After decades of ultra-low interest rates, this will be new territory for many, but with rates rising yet again it’s something we’re all going to have to get used to.

Interest rates rises generally split people into one of two camps, based on whether you’re a borrower or a saver, but what you may want to consider instead is what impact these rate rises have on businesses and the opportunities there for us as investors.

Inflation-proof investments typically get a lot of attention at times like these. Commodities like gold are a typical ‘go to’ for investors wanting a hedge against rising prices. Bonds are another favourite, as their yields have an inverse relationship with interest rates, so when rates drop, yields rise and conversely, when rates rise, bond yields drop. Property investment in the form of Real Estate Investment Trusts (REITS) is another one investors tend to look at.

However, taking an active stock-picking approach can throw up some potentially even more interesting investment opportunities.

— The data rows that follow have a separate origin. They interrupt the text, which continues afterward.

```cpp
int net_bench(spai_net *n, uint32_t cnt, uint32_t iters, double *ms, int conc) {
    SPAI_CHECK(cnt > 0 && iters > 0, SPAI_ERR_INVALID, "need cnt > 0 and iters > 0");
    SPAI_TRY(ensure_io(n, cnt));
    if (!n->io_count.p) SPAI_TRY(n->io_count.alloc(1));
    hipStream_t st = n->eng->stream;
    std::vector<uint64_t> m, t;
    random_positions(cnt, m, t);
    SPAI_HIP(hipMemcpyAsync(n->io_mine.p, m.data(), (size_t)cnt * 8, hipMemcpyHostToDevice, st));
    SPAI_HIP(hipMemcpyAsync(n->io_theirs.p, t.data(), (size_t)cnt * 8, hipMemcpyHostToDevice, st));
    SPAI_HIP(hipMemcpyAsync(n->io_count.p, &cnt, 4, hipMemcpyHostToDevice, st));
    for (int w = 0; w < 3; ++w)
        SPAI_TRY(net_eval_batch(n, st, n->io_count.p, cnt, n->io_mine.p, n->io_theirs.p, n->io_priors.p, n->io_value.p,
                                0, conc));
    hipEvent_t a, b;
    SPAI_HIP(hipEventCreate(&a));
    SPAI_HIP(hipEventCreate(&b));
    SPAI_HIP(hipEventRecord(a, st));
    for (uint32_t i = 0; i < iters; ++i)
        SPAI_TRY(net_eval_batch(n, st, n->io_count.p, cnt, n->io_mine.p, n->io_theirs.p, n->io_priors.p, n->io_value.p,
                                0, conc));
    SPAI_HIP(hipEventRecord(b, st));
    SPAI_HIP(hipEventSynchronize(b));
    float f = 0;
    SPAI_HIP(hipEventElapsedTime(&f, a, b));
    (void)hipEventDestroy(a);
    (void)hipEventDestroy(b);
    *ms = f / iters;
    return SPAI_OK;
}

int net_phase_stamps(spai_net *n, uint32_t cnt, double *cycles) {
#ifndef SPAI_DIAG
    (void)n;
    (void)cycles;
    SPAI_CHECK(false, SPAI_ERR_UNSUPPORTED, "phase stamps need the diagnostic build (make -C self-play-ai_amd diag)");
#endif
    SPAI_CHECK(cnt > 0, SPAI_ERR_INVALID, "need cnt > 0");
    SPAI_CHECK(n->dtype == SPAI_DTYPE_BF16, SPAI_ERR_UNSUPPORTED, "phase stamps time the bf16 kernel");
    SPAI_TRY(ensure_io(n, cnt));
    hipStream_t st = n->eng->stream;
    std::vector<uint64_t> m, t;
    random_positions(cnt, m, t);
    const char *es = std::getenv("SPAI_PHASE_S");
    const int S = es ? std::max(1, std::min(kSRun, std::atoi(es))) : kSRun;
    uint32_t grid = (cnt + S - 1) / S;
    if (const char *eg = std::getenv("SPAI_PHASE_GRID"))
        grid = std::min<uint32_t>(grid, (uint32_t)std::max(1, std::atoi(eg)));
    DevBuf<unsigned long long> d;
    SPAI_TRY(d.alloc((size_t)grid * kWaves * kStamps));
    SPAI_HIP(hipMemsetAsync(d.p, 0, d.n * 8, st));
    SPAI_HIP(hipMemcpyAsync(n->io_mine.p, m.data(), (size_t)cnt * 8, hipMemcpyHostToDevice, st));
    SPAI_HIP(hipMemcpyAsync(n->io_theirs.p, t.data(), (size_t)cnt * 8, hipMemcpyHostToDevice, st));
    NetParams P = params_of(n);
    P.stamps = d.p;
    for (int rep = 0; rep < 3; ++rep)
        k_forward<false><<<grid, kThreads, 0, st>>>(nullptr, cnt, S, 1, n->io_mine.p, n->io_theirs.p, nullptr, P,
                                                   n->io_priors.p, n->io_value.p, nullptr);
    SPAI_HIP(hipGetLastError());
    std::vector<unsigned long long> hs(d.n);
    SPAI_HIP(hipMemcpyAsync(hs.data(), d.p, d.n * 8, hipMemcpyDeviceToHost, st));
    SPAI_HIP(hipStreamSynchronize(st));
    for (int k = 0; k < kStamps; ++k) cycles[k] = 0;
    double cntw = 0;
    unsigned long long first_in = ~0ull, last_out = 0;
    for (uint32_t g = 0; g < grid; ++g)
        for (int w = 0; w < kWaves; ++w) {
            const unsigned long long *sp = hs.data() + ((size_t)g * kWaves + w) * kStamps;
            if (!sp[0] || !sp[16]) continue;
            for (int k = 0; k < 20; ++k) cycles[k] += sp[k] ? (double)(long long)(sp[k] - sp[0]) : 0.0;
// ... 92 lines not shown
```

Take banks. They earn more when interest rates rise, based on the simple fact that they can charge more on the money they lend. Yes, savings rates rise too, but as any cash saver will testify, nowhere near as much as lending rates do. So investing in the banking sector can be a wise move – as interest income and operating profit margins benefit.

Also take a look at companies with a decent sum of cash in the bank. Cash-rich companies benefit from rising interest rates, because they earn more on their cash reserves. So all those companies that have been cutting costs and accruing cash during and post-pandemic will now be reaping even greater rewards, simply for having cash piles that are now paying their own way.

And take a look at technology and healthcare stocks. These companies need cash ready to reinvest in growth opportunities, so companies in these sectors tend to hold on to greater amounts of their profits. That might not put them on the radar of traditional income-seekers, on the lookout for regular dividends, but in this sort of high interest rate environment, investors can benefit from investing in these companies, which could see profits – and their share prices – soar.

And remember, there’s a world of opportunity. The UK offers plenty of choice, but the end of the bull market run in the US is also a source of great investment opportunity for investors willing to put in the leg work and seek out stocks – some of them are among the best-known companies in the world – many of which have taken a dive as markets have fallen.